Automatic page fit to width in continuous scroll view

nsflanagan · September 16, 2023, 2:09pm

As a feature request, I would like to see a display option for resized pages in continuous scroll.

80% of the documents I work with have been been OCR’d by DT or SnapScan from archival documents or books. Some of the originals were printed in odd page sizes, and the OCR process produces irregular page sizes on its own.

As suggested in some earlier topics, I have been using single page view but it’s a drag when skimming or trying to interpret context of search hits.
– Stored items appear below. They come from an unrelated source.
def overlap_eeg_now() -> bool:
    if CONV_PROFILE is not None or not (OVERLAP_EEG >= 2 or (OVERLAP_EEG == 1 and torch.cuda.is_current_stream_capturing())):
        return False
    import torch.distributed as dist
    return OVERLAP_EEG_DDP or not (dist.is_available() and dist.is_initialized())


def fork_eeg(device, *read_on_side):
# ... 387 lines not shown
def _wg_chain_state(device):
    key = device.index if device.index is not None else torch.cuda.current_device()
    st = _WG_CHAIN.get(key)
    if st is None:
        st = SimpleNamespace(pend=L.WgradPending(), ring=[None, None], slot=0, keep=None, stream=None, retired=[])
        _WG_CHAIN[key] = st
    return st


def wgrad_flush(device=None):
    for key, st in list(_WG_CHAIN.items()):
        if device is not None and key != (device.index if device.index is not None else torch.cuda.current_device()):
            continue
        if st.pend.valid:
            L.check(L.load().bx_conv3x3_wgrad_finish(C.byref(st.pend), st.stream), "bx_conv3x3_wgrad_finish")
        st.keep = None


def _wgrad(x, dz, w: torch.Tensor, b: torch.Tensor, chain: bool = False):
    lib = L.load()
    B, H, W, Cip = x.shape
    Co = dz.shape[3]
    dt = bx_dtype(x.dtype)
    algo = WGRAD_ALGO
    need = lib.bx_conv3x3_wgrad_workspace(B, H, W, Cip, Co, dt, algo)
    dw, db = new_grad(w), new_grad(b)
    if chain and WGRAD_CHAIN and algo != L.BX_ALGO_DIRECT:
        st = _wg_chain_state(x.device)
        if st.pend.valid and st.stream != _stream():
            wgrad_flush(x.device)
        buf = st.ring[st.slot]
        if buf is None or buf.numel() < need:
            if buf is not None:
                st.retired.append(buf)
            big = max([int(need), 1 << 20] + [b.numel() for b in st.ring if b is not None])
            buf = torch.empty(big, dtype=torch.uint8, device=x.device)
            st.ring[st.slot] = buf
        st.stream = _stream()
        with _Timed("wgrad", ("conv", B, H, W, Cip, Co)):
            L.check(lib.bx_conv3x3_wgrad_chained(_p(x), _p(dz), _p(dw), _p(db), B, H, W, w.shape[1], Cip, Co, dt, algo, _p(buf), buf.numel(),
                                                 C.byref(st.pend), st.stream), "bx_conv3x3_wgrad_chained")
        st.keep = (buf, dw, db)
        st.slot ^= 1
        return dw, db
    ws = workspace(need, x.device)
    with _Timed("wgrad", ("conv", B, H, W, Cip, Co)):
        L.check(lib.bx_conv3x3_wgrad(_p(x), _p(dz), _p(dw), _p(db), B, H, W, w.shape[1], Cip, Co, dt, algo, _p(ws), ws.numel(), _stream()),
                "bx_conv3x3_wgrad")
    return dw, db


def _bwd_fused(dz, xl, packed, w, b, x0, w0, b0):
    lib = L.load()
    B, H, W, _ = dz.shape
    st = _wg_chain_state(dz.device)
    if st.pend.valid and st.stream != _stream():
        wgrad_flush(dz.device)
    need = lib.bx_conv3x3_bwd_fused_workspace(B, H, W, 1 if x0 is not None else 0)
    buf = st.ring[st.slot]
    if buf is None or buf.numel() < need:
        if buf is not None:
            st.retired.append(buf)
        big = max([int(need), 1 << 20] + [t.numel() for t in st.ring if t is not None])
        buf = torch.empty(big, dtype=torch.uint8, device=dz.device)
        st.ring[st.slot] = buf
    st.stream = _stream()
    dw, db = new_grad(w), new_grad(b)
    dw0, db0 = (new_grad(w0), new_grad(b0)) if x0 is not None else (None, None)
    dzo = torch.empty_like(dz) if x0 is None else None
    if packed[1] is None or packed[4] != "bf16":
        raise RuntimeError("brainxai: the fused stage-1 backward needs the bf16 MFMA data-gradient operand")
    with _Timed("dgrad", ("conv", B, H, W, 16, 16)):
        L.check(lib.bx_conv3x3_bwd_fused(_p(dz), _p(xl), _p(packed[1]), _p(dzo), _p(x0), _p(dw), _p(db), _p(dw0), _p(db0), B, H, W,
                                         w0.shape[1], _p(buf), buf.numel(), C.byref(st.pend), st.stream), "bx_conv3x3_bwd_fused")
    if x0 is None:
        st.keep = (buf, dw, db)
        st.slot ^= 1
    else:
        st.keep = None
    return dw, db, dzo, (dw0, db0)


def _tail_desc(x, shape, dt, cfg, route=None) -> L.TailDesc:
    B, H, W, Cc = shape
    return L.TailDesc(B, H, W, x.shape[3], Cc, L.BX_POOL_MAX if cfg.pool == "max" else L.BX_POOL_AVG, 1 if cfg.training else 0,
                      cfg.eps, cfg.momentum, float(cfg.dropout_p), cfg.salt, bx_dtype(dt), _p(cfg.sync), _p(route))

Similarly, I have tried the old kludge of printing to PDF to resize and:

Using traditional page sizes is silly because I don’t really plan to print any documents in my database;
Variance of length is more common so many pages are shrunk to fit the vertical direction, which I don’t want, or I have to use legal/tabloid size and then crop the bottoms off some pages;
It prints with a white border which I then have to go switch to black, because the text on many documents are faded (even after processing) and white washes them out.

And more importantly, this is really just a UI issue for me! Having all the pages automatically fit to width in continuous scroll is definitely a desired feature.
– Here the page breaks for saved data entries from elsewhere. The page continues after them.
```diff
@@ -1307,14 +1341,27 @@
         unsigned own_lo = (unsigned)mv, own_hi = (unsigned)(mv >> 32);
         unsigned oct = 0;
         const float hc[NF] = {h.x, h.y, h.z};
+        if (NSORT && framed) {
+          const float a = dot(h, fe1), b = dot(h, fe2);
+          const bool sb[NF] = {a < 0.0f, b < 0.0f, fabsf(a) < fabsf(b)};
 #pragma unroll
-        for (int k = NF - 1; k >= 0; --k) {
-          const int bits = __float_as_int(hc[k]);
-          const unsigned long long m = __ballot(bits < 0);
-          const unsigned sgn = (unsigned)(bits >> 31);
-          own_lo &= ~((unsigned)m ^ sgn);
-          own_hi &= ~((unsigned)(m >> 32) ^ sgn);
-          oct = oct << 1 | (unsigned)bits >> 31;
+          for (int k = NF - 1; k >= 0; --k) {
+            const unsigned long long m = __ballot(sb[k]);
+            const unsigned sgn = sb[k] ? ~0u : 0u;
+            own_lo &= ~((unsigned)m ^ sgn);
+            own_hi &= ~((unsigned)(m >> 32) ^ sgn);
+            oct = oct << 1 | (unsigned)sb[k];
+          }
+        } else {
+#pragma unroll
+          for (int k = NF - 1; k >= 0; --k) {
+            const int bits = __float_as_int(hc[k]);
+            const unsigned long long m = __ballot(bits < 0);
+            const unsigned sgn = (unsigned)(bits >> 31);
+            own_lo &= ~((unsigned)m ^ sgn);
+            own_hi &= ~((unsigned)(m >> 32) ^ sgn);
+            oct = oct << 1 | (unsigned)bits >> 31;
+          }
         }
         const int cell = (int)oct * NC + c;
         const int r = (int)__builtin_amdgcn_mbcnt_hi(own_hi, __builtin_amdgcn_mbcnt_lo(own_lo, 0u));
@@ -1326,7 +1373,10 @@
     {
       const int bin = ln / NC, c = ln % NC;
       const bool in = ln < NC * (1 << NF);
-      const int cell = in ? (bin ^ (bin >> 1)) * NC + c : 0;
+      int cell = in ? (bin ^ (bin >> 1)) * NC + c : 0;
+      if constexpr (NSORT) {
+        if (framed) cell = in ? sector_code(bin & 7) * NC + c : 0;
+      }
       const int n = in ? perm[cell] : 0;
       int acc = n;
       acc += __builtin_amdgcn_update_dpp(0, acc, 0x111, 0xf, 0xf, false);
@@ -1881,6 +1931,7 @@
 
 }
 
+template <bool FRAMES>
 __global__ __launch_bounds__(64) void cull_fill_kernel(FrameParams P, const float4* __restrict__ geo,
                                                        unsigned long long* __restrict__ table) {
   const int spp = P.spp, W = P.W, nobj = P.nobj;
@@ -1894,18 +1945,57 @@
   const int yl = P.trace_row0 + (int)((p0 + np - 1) / W), xl = (int)((p0 + np - 1) % W);
   const int nwords = (nobj + 63) >> 6;
   const ConeF cone = pool_cone_f(P, yf == yl ? xf : 0, yf == yl ? xl : W - 1, yf, yl);
+  const f3 cam = mk(P.cx, P.cy, P.cz);
+  f3 dir = cam;
+  if (FRAMES) {
+    int x = xf + np / 2, y = yf;
+    if (x >= W) {
+      const int q = (int)((unsigned)x / (unsigned)W);
+      y += q;
+      x -= q * W;
+    }
+    dir = primary_dir(P, div_rn_by((float)x + 0.0f, P.fW, P.inv_W), div_rn_by((float)y + 0.0f, P.fH, P.inv_H));
+  }
+  float t = -1.0f;
+  int ind = -1;
   for (int w = 0; w < nwords; ++w) {
     int i = (w << 6) + lane;
     bool keep = i < nobj && !cone_misses_f(cone, geo[i], P.cx, P.cy, P.cz);
     unsigned long long m = __ballot(keep);
     if (lane == 0) table[(size_t)pb * (unsigned)nwords + w] = m;
-  }
-}
-
-hipError_t launch_cull_fill(const FrameParams& p, unsigned long long* table, hipStream_t stream) {
+    if (FRAMES) {
+      m = ((unsigned long long)__builtin_amdgcn_readfirstlane((unsigned)(m >> 32)) << 32) |
+          (unsigned)__builtin_amdgcn_readfirstlane((unsigned)m);
+      while (m) {
+        const int j = pop_lowest(m);
+        sphere_candidate(cam, dir, geo[(w << 6) + j], (w << 6) + j, 0.0001f, t, ind);
+      }
+    }
+  }
+  if (FRAMES) {
+    f3 n0 = mk(-dir.x, -dir.y, -dir.z);
+    if (ind >= 0) {
+      const f3 v = (cam + t * dir) - xyz(geo[ind]);
+      n0 = fast_rsq(dot(v, v)) * v;
+    }
+    const bool ry = fabsf(n0.x) >= 0.9f;
+    const f3 c = ry ? mk(-n0.z, 0.0f, n0.x) : mk(0.0f, n0.z, -n0.y);
+    const f3 e1 = fast_rsq(dot(c, c)) * c;
+    const f3 e2 = mk(n0.y * e1.z - n0.z * e1.y, n0.z * e1.x - n0.x * e1.z, n0.x * e1.y - n0.y * e1.x);
+    if (lane == 0) {
+      float4* const fr = (float4*)table - 2 * ((size_t)pb + 1);
+      fr[0] = make_float4(e1.x, e1.y, e1.z, 0.0f);
+      fr[1] = make_float4(e2.x, e2.y, e2.z, 0.0f);
+    }
+  }
+}
+
+hipError_t launch_cull_fill(const FrameParams& p, unsigned long long* table, bool frames, hipStream_t stream) {
   const long long pools = ao_pool_count(p.trace_rows, p.W, p.spp);
   if (pools <= 0 || p.nobj <= 0) return hipSuccess;
-  hipLaunchKernelGGL(cull_fill_kernel, dim3((unsigned)pools), dim3(64), 0, stream, p, p.shapes + sphere_table(p.S), table);
+  const float4* const sph = p.shapes + sphere_table(p.S);
+  if (frames) hipLaunchKernelGGL(cull_fill_kernel<true>, dim3((unsigned)pools), dim3(64), 0, stream, p, sph, table);
+  else hipLaunchKernelGGL(cull_fill_kernel<false>, dim3((unsigned)pools), dim3(64), 0, stream, p, sph, table);
   return hipGetLastError();
 }
 
@@ -1962,6 +2052,13 @@
 static_assert(ao_select(16, 20, 8, 64, 0, false, true, true) == AoChoice{16, 20, AO_CLON | kSortBit | AO_MF | AO_CULLC},
               "multi-frame cached");
 static_assert(ao_select(8, 20, 8, 64, 0, false, false, true) == AoChoice{0, 0, kSortBit | AO_CULLC}, "spp 8 cached");
+static_assert(ao_sorts_by_frame(ao_select(16, 20, 8, 64, 0, false, false, true).flags) == (kSortBit != 0), "c, d cached");
+static_assert(ao_sorts_by_frame(ao_select(64, 20, 16, 256, 0, false, false, true).flags) == (kSortBit != 0), "e cached");
+static_assert(ao_sorts_by_frame(ao_select(16, 20, 8, 64, 0, false, true, true).flags) == (kSortBit != 0), "multi-frame cached");
+static_assert(!ao_sorts_by_frame(ao_select(16, 20, 8, 64, 0, true, false, true).flags), "counters cached: octants");
+static_assert(!ao_sorts_by_frame(ao_select(16, 20, 8, 64, 0, false, false, false).flags), "uncached: octants");
+static_assert(!ao_sorts_by_frame(ao_select(16, 20, 6, kB1SortMinObj - 1, 0, false, false, true).flags), "unsorted");
+static_assert(!ao_sorts_by_frame(ao_select(16, 20, 9, 65, 1, false, false, true).flags), "planes");
 static_assert(ao_select(16, 20, 9, 65, 1, false, false, true) == AoChoice{16, 0, AO_PL}, "p: never cached");
 static_assert(ao_select(4, 20, 0, 10, 1, false, false, true) == AoChoice{4, 0, AO_PL}, "ref: never cached");
 
diff --git a/real_time_ray_tracer_amd/csrc/rt_shim.hip b/real_time_ray_tracer_amd/csrc/rt_shim.hip
--- a/real_time_ray_tracer_amd/csrc/rt_shim.hip
+++ b/real_time_ray_tracer_amd/csrc/rt_shim.hip
@@ -57,6 +57,9 @@
 struct CullCache {
   bool on = true;
   bool nomem = false;
+  size_t cap = kCullCacheMaxBytes;
+  void* d_alloc = nullptr;
+  size_t frame_bytes = 0;
   unsigned long long* d_table = nullptr;
   size_t bytes = 0;
   std::vector<unsigned char> key;
@@ -221,7 +224,7 @@
 
 void free_all(rt_ctx* c) {
   for (auto& h : c->sched) free_sched(h);
-  if (c->cull.d_table) (void)hipFree(c->cull.d_table);
+  if (c->cull.d_alloc) (void)hipFree(c->cull.d_alloc);
   if (c->cull.ev_fill) (void)hipEventDestroy(c->cull.ev_fill);
   for (auto e : c->cull.ev_read)
     if (e) (void)hipEventDestroy(e);
@@ -398,10 +401,11 @@
 int cull_before(rt_ctx* c, rt::FrameParams& p, hipStream_t st) {
   CullCache& k = c->cull;
   p.cull = nullptr;
+  p.cull_frames = 0;
   const int nwmax = (c->cfg.num_shapes + 63) / 64;
   const size_t need = (size_t)rt::ao_pool_count(p.trace_rows, p.W, p.spp) * nwmax * sizeof(unsigned long long);
   const bool whole_band = p.trace_row0 == c->band0 && p.trace_rows == c->band_rows;
-  if (!k.on || k.nomem || p.nplanes > 0 || p.nobj <= 0 || !whole_band || need == 0 || need > kCullCacheMaxBytes) {
+  if (!k.on || k.nomem || p.nplanes > 0 || p.nobj <= 0 || !whole_band || need == 0 || need > k.cap) {
     k.have_key = false;
     return cull_invalidate(c);
   }
@@ -421,19 +425,28 @@
   k.repeats = kCullRepeats;
   if (!k.valid) {
     if (!k.d_table) {
-      const hipError_t e = hipMalloc(&k.d_table, need);
+      size_t fb = rt::ao_cull_frame_bytes(rt::ao_pool_count(p.trace_rows, p.W, p.spp));
+      if (fb > k.cap - need) fb = 0;
+      hipError_t e = hipMalloc(&k.d_alloc, fb + need);
+      if (e != hipSuccess && fb != 0) {
+        (void)hipGetLastError();
+        fb = 0;
+        e = hipMalloc(&k.d_alloc, need);
+      }
       if (e != hipSuccess) {
         (void)hipGetLastError();
-        k.d_table = nullptr;
+        k.d_alloc = nullptr;
         k.nomem = true;
         return RT_OK;
       }
+      k.frame_bytes = fb;
+      k.d_table = (unsigned long long*)((char*)k.d_alloc + fb);
       k.bytes = need;
     }
     if (!k.ev_fill) RT_HIP(c, hipEventCreateWithFlags(&k.ev_fill, hipEventDisableTiming));
     for (int s = 0; s < k.n_read; ++s) RT_HIP(c, hipStreamWaitEvent(st, k.ev_read[s], 0));
     k.n_read = 0;
-    const hipError_t e = rt::launch_cull_fill(p, k.d_table, st);
+    const hipError_t e = rt::launch_cull_fill(p, k.d_table, k.frame_bytes != 0, st);
     if (e != hipSuccess) return hip_fail(c, e);
     RT_HIP(c, hipEventRecord(k.ev_fill, st));
     for (auto& s : k.seen) s = nullptr;
@@ -444,6 +457,7 @@
   if (cull_note(k.seen, st)) RT_HIP(c, hipStreamWaitEvent(st, k.ev_fill, 0));
   cull_note(k.readers, st);
   p.cull = k.d_table;
+  p.cull_frames = k.frame_bytes != 0;
   k.cached += 1;
   return RT_OK;
 }
@@ -1322,6 +1336,15 @@
   return cull_invalidate(c);
 }
 
+int rt_debug_cull_cache_cap(rt_ctx* c, size_t bytes) {
+  if (!c) return RT_E_INVAL;
+  if (c->cull.d_alloc) return RT_E_INVAL;
+  c->cull.cap = bytes && bytes < kCullCacheMaxBytes ? bytes : kCullCacheMaxBytes;
+  return RT_OK;
+}
+
+size_t rt_cull_cache_frame_bytes(rt_ctx* c) { return c ? c->cull.frame_bytes : 0; }
+
 int rt_cull_cache_stats(rt_ctx* c, long long* fills, long long* cached_launches, size_t* table_bytes) {
   if (!c) return RT_E_INVAL;
   if (fills) *fills = c->cull.fills;
diff --git a/real_time_ray_tracer_amd/host.py b/real_time_ray_tracer_amd/host.py
--- a/real_time_ray_tracer_amd/host.py
+++ b/real_time_ray_tracer_amd/host.py
@@ -233,6 +233,12 @@
         f, n, b = C.c_longlong(), C.c_longlong(), C.c_size_t()
         self._c(self._lib.rt_cull_cache_stats(self.ctx, C.byref(f), C.byref(n), C.byref(b)), "rt_cull_cache_stats")
         return {"fills": f.value, "cached_launches": n.value, "table_bytes": b.value}
+
+    def cull_cache_frame_bytes(self) -> int:
+        return int(self._lib.rt_cull_cache_frame_bytes(self.ctx))
+
+    def debug_cull_cache_cap(self, nbytes: int):
+        self._c(self._lib.rt_debug_cull_cache_cap(self.ctx, int(nbytes)), "rt_debug_cull_cache_cap")
 
     def download(self, pixels=True, normals=True, depth=True, image=True) -> GBuffer:
         shp = (self.F, self.W, self.R, 4)
```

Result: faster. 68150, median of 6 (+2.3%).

BLUEFROG · September 16, 2023, 3:11pm

The request is noted, with no promises. It’s the first of its kind I recall receiving so it doesn’t appear it’s troubling many people. Also, I’d wager most PDFs people handle or generate are not made of varying page sizes. Just something to consider.

nsflanagan · September 16, 2023, 4:22pm

I won’t dispute that others aren’t bothered but it’s happening on basically everything I scan, so I don’t think it’s a truly rare problem. I find DT’s OCR program tweaks page sizes slightly even for documents I’ve put through a flatbed scanner. It looks janky, at least.
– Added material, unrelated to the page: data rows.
diff --git a/bayesianneuralnetworks_amd/csrc/bnn_dense.hip b/bayesianneuralnetworks_amd/csrc/bnn_dense.hip
--- a/bayesianneuralnetworks_amd/csrc/bnn_dense.hip
+++ b/bayesianneuralnetworks_amd/csrc/bnn_dense.hip
@@ -413,6 +413,13 @@
 constexpr int kDenseLoaderPrio = 1 << 21;
 constexpr int kDenseNoXcdMap = 1 << 20;
 
+__device__ __forceinline__ const char *sgpr_ptr(const void *p)
+{
+    const uint64_t v = reinterpret_cast<uint64_t>(p);
+    const uint32_t lo = __builtin_amdgcn_readfirstlane((uint32_t)v), hi = __builtin_amdgcn_readfirstlane((uint32_t)(v >> 32));
+    return reinterpret_cast<const char *>(((uint64_t)hi << 32) | lo);
+}
+
 __device__ __forceinline__ void dma_piece(const void *base, uint32_t voff, uint32_t lds)
 {
     uint32_t keep;
@@ -420,12 +427,26 @@
                  : "=&s"(keep) : "v"(voff), "s"(base), "s"(lds) : "memory");
 }
 
+__device__ __forceinline__ void dma_dword(const void *base, uint32_t voff, uint32_t lds)
+{
+    uint32_t keep;
+    asm volatile("s_mov_b32 %0, m0\n\ts_mov_b32 m0, %3\n\ts_nop 0\n\tglobal_load_lds_dword %1, %2\n\ts_mov_b32 m0, %0"
+                 : "=&s"(keep) : "v"(voff), "s"(base), "s"(lds) : "memory");
+}
+
+template <int LO, int HI, class F>
+__device__ __forceinline__ void with_count(int n, F &&f)
+{
+    if constexpr (LO >= HI) f(std::integral_constant<int, HI>{});
+    else if (n <= LO) f(std::integral_constant<int, LO>{});
+    else with_count<LO + 1, HI>(n, f);
+}
+
 template <int TM, int TN, int NWM, int NWN, int ST, int YM, bool RELU, int DIAG = 0>
 __global__ __launch_bounds__(512) void k_dense_bf16(const DenseParams p)
 {
     constexpr int NWV = 4;
     constexpr bool INTERLEAVE = true;
-    constexpr int MPR = DIAG == 3 ? 1 : DIAG == 4 ? 2 : TN >= 8 ? 2 : 1;
     static_assert(NWM * NWN == NWV, "four consumer waves");
     constexpr int WM = 16 * TM, WN = 16 * TN, BM = NWM * WM, BN = NWN * WN;
     constexpr int A_TOTAL = BM / 8;
@@ -441,7 +462,11 @@
     constexpr int EPI_BYTES = ST * STAGE / NWV;
     constexpr int EPI_A = (EPI_BYTES / (16 * (WN * ESZ + 16))) < TM ? (EPI_BYTES / (16 * (WN * ESZ + 16))) : TM;
     static_assert(EPI_A >= 1, "a quarter of the ring must hold at least 16 output rows (epilogue staging)");
-    __shared__ __attribute__((aligned(16))) char lds[ST * STAGE];
+    constexpr bool BIAS_PRE = TM * TN <= 20;
+    constexpr int BIAS_SLOT = BIAS_PRE ? 0 : BN * 4;
+    static_assert(BN % 64 == 0 || BIAS_PRE, "the bias slot is filled 64 columns at a time");
+    __shared__ __attribute__((aligned(16))) char lds[ST * STAGE + BIAS_SLOT];
+    constexpr bool TN_SPLIT = NWN == 1 && TN == 8 && (DIAG == 0 || DIAG == 6);
 
     const int per_s = p.ntm * p.ntn;
     int s, t;
@@ -477,6 +502,8 @@
     const int tid = threadIdx.x, lane = tid & 63;
     const int wave = __builtin_amdgcn_readfirstlane(tid >> 6);
     const int nk = (p.K + 63) / 64 * (p.x3 ? 6 : 1);
+    const int pcols = p.N - n0;
+    const int brows = TN_SPLIT ? (pcols < BN ? (pcols + 15) / 16 * 16 : BN) : (pcols < BN ? (pcols + WN - 1) / WN * WN : BN);
 
     if (wave >= NWV) {
         const int lw = wave - NWV;
@@ -484,8 +511,8 @@
         const uint32_t ring = __builtin_amdgcn_readfirstlane(lds_addr_of(lds));
         const int prow = lane >> 3;
         const int schunk = (lane & 7) ^ prow;
-        const char *a_base = reinterpret_cast<const char *>(p.A + (int64_t)s * p.a_sample_stride);
-        const char *w_base = reinterpret_cast<const char *>(p.W + (int64_t)s * p.w_sample_stride);
+        const char *a_base = sgpr_ptr(p.A + (int64_t)s * p.a_sample_stride);
+        const char *w_base = sgpr_ptr(p.W + (int64_t)s * p.w_sample_stride);
         uint32_t a_off[A_PIECES], b_off[B_BASE + 1];
         uint32_t a_dst[A_PIECES], b_dst[B_BASE + 1];
 #pragma unroll
@@ -505,7 +532,17 @@
             b_dst[j] = (uint32_t)(ST * A_STAGE + (r0 / WN) * (ST * WN * 128) + (r0 % WN) * 128);
         }
         const uint32_t a_colmax = (uint32_t)(p.K * 2 - 16);
-        auto run = [&](auto nbp_c) {
+        if constexpr (!BIAS_PRE) {
+            if (lw == 0 && p.bias) {
+                const char *bb = sgpr_ptr(p.bias + (int64_t)s * p.bias_sample_stride);
+#pragma unroll
+                for (int j = 0; j < BN / 64; ++j) {
+                    const int n = n0 + 64 * j + lane;
+                    dma_dword(bb, (uint32_t)(n < p.N ? n : p.N - 1) * 4u, ring + (uint32_t)(ST * STAGE + 256 * j));
+                }
+            }
+        }
+        auto run = [&](auto nbp_c) __attribute__((always_inline)) {
             constexpr int NBP = decltype(nbp_c)::value;
             constexpr int P = A_PIECES + NBP;
             auto issue = [&](int kt) {
@@ -544,8 +581,24 @@
             }
             __builtin_amdgcn_s_barrier();
         };
-        if (lw < B_EXTRA) run(std::integral_constant<int, B_BASE + 1>{});
-        else run(std::integral_constant<int, B_BASE>{});
+        const int nbp_all = lw < B_EXTRA ? B_BASE + 1 : B_BASE;
+        const int nbp_read = (brows / 8 - lw + NWV - 1) / NWV;
+        const int nbp = __builtin_amdgcn_readfirstlane(nbp_read < nbp_all ? nbp_read : nbp_all);
+        if (nbp == B_BASE + 1) run(std::integral_constant<int, B_BASE + 1>{});
+        else if (nbp == B_BASE) run(std::integral_constant<int, B_BASE>{});
+        else if constexpr (B_BASE >= 1) {
+            if (nbp == B_BASE - 1) run(std::integral_constant<int, B_BASE - 1>{});
+            else if constexpr (B_BASE >= 2) {
+                if (nbp == B_BASE - 2) run(std::integral_constant<int, B_BASE - 2>{});
+                else if constexpr (B_BASE >= 3) {
+                    if (nbp == B_BASE - 3) run(std::integral_constant<int, B_BASE - 3>{});
+                    else if constexpr (B_BASE >= 4) {
+                        if (nbp == B_BASE - 4) run(std::integral_constant<int, B_BASE - 4>{});
+                        else if constexpr (B_BASE >= 5) { if (nbp == B_BASE - 5) run(std::integral_constant<int, B_BASE - 5>{}); }
+                    }
+                }
+            }
+        }
         return;
     }
 
@@ -557,21 +610,24 @@
     const char *a_rows = lds + wm * (ST * WM * 128);
     const char *b_rows = lds + ST * A_STAGE + wn * (ST * WN * 128);
     __builtin_amdgcn_s_setprio(1);
-    f32x4 acc[TM][TN];
+    auto consume = [&](auto tne_c) __attribute__((always_inline)) {
+    constexpr int TNE = decltype(tne_c)::value, WNE = 16 * TNE;
+    constexpr int MPRE = DIAG == 3 ? 1 : DIAG == 4 ? 2 : TNE >= 8 ? 2 : 1;
+    f32x4 acc[TM][TNE];
 #pragma unroll
     for (int a = 0; a < TM; ++a)
 #pragma unroll
-        for (int b = 0; b < TN; ++b) acc[a][b] = f32x4{0.f, 0.f, 0.f, 0.f};
+        for (int b = 0; b < TNE; ++b) acc[a][b] = f32x4{0.f, 0.f, 0.f, 0.f};
     const int fbase0 = fi * 128 + (((0 + fq) ^ (fi & 7)) << 4);
     const int fbase1 = fi * 128 + (((4 + fq) ^ (fi & 7)) << 4);
-    uint4 fa[2][TM], fb[2][TN];
+    uint4 fa[2][TM], fb[2][TNE];
     auto rd = [&](auto buf_c, uint32_t stage, auto h_c) {
         constexpr int buf = decltype(buf_c)::value, h = decltype(h_c)::value;
         if constexpr (DIAG == 1 || DIAG == 7) return;
         const char *As = a_rows + (stage * (uint32_t)(WM * 128) + (uint32_t)(h ? fbase1 : fbase0));
         const char *Bs = b_rows + (stage * (uint32_t)(WN * 128) + (uint32_t)(h ? fbase1 : fbase0));
 #pragma unroll
-        for (int b = 0; b < TN; ++b) fb[buf][b] = *reinterpret_cast<const uint4 *>(Bs + b * 2048);
+        for (int b = 0; b < TNE; ++b) fb[buf][b] = *reinterpret_cast<const uint4 *>(Bs + b * 2048);
 #pragma unroll
         for (int a = 0; a < TM; ++a) fa[buf][a] = *reinterpret_cast<const uint4 *>(As + a * 2048);
     };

I think it would be valuable for anyone doing archival work. Thanks!

Ryan_N · September 18, 2023, 6:37pm

I too would love to see buttons in the header to auto-fit the document to view either by page height or page width. This need is what compelled me to buy Apple’s trackpad a year or so ago .

nsflanagan · January 19, 2024, 1:06am

I think I have identified the cause of this issue and found a workaround that works well enough.

I was taking image files (jpg and png) and running them through DT’s OCR. It seems like the deskew function was tweaking the size of the images as it imported them, sometimes wildly. I guess this means that deskew cannot be disabled for images… perhaps this is a bug? On the other hand, I find that the deskew function does turn off when running OCR on PDFs.

What I do now is three steps:

First, I batch process the files in a photo editing program. I use Affinity, it’s good enough for this kind of work. I adjust, compress, and set a uniform fixed width through its macro interface.
Second, I convert to PDF in DT.
Finally, I run OCR with deskew turned off (via settings).

This produces consistent document sizes and saves time in the end since I don’t have to redo work or get into nitty gritty editing. With a cropping step, this approach also yields good results for documents I captured with a camera or my phone—which is the only option in some archives.

The one downside is that without deskew, the OCR is less able to read words or form lines, particularly with handwriting.

I hope this is helpful to someone in the future.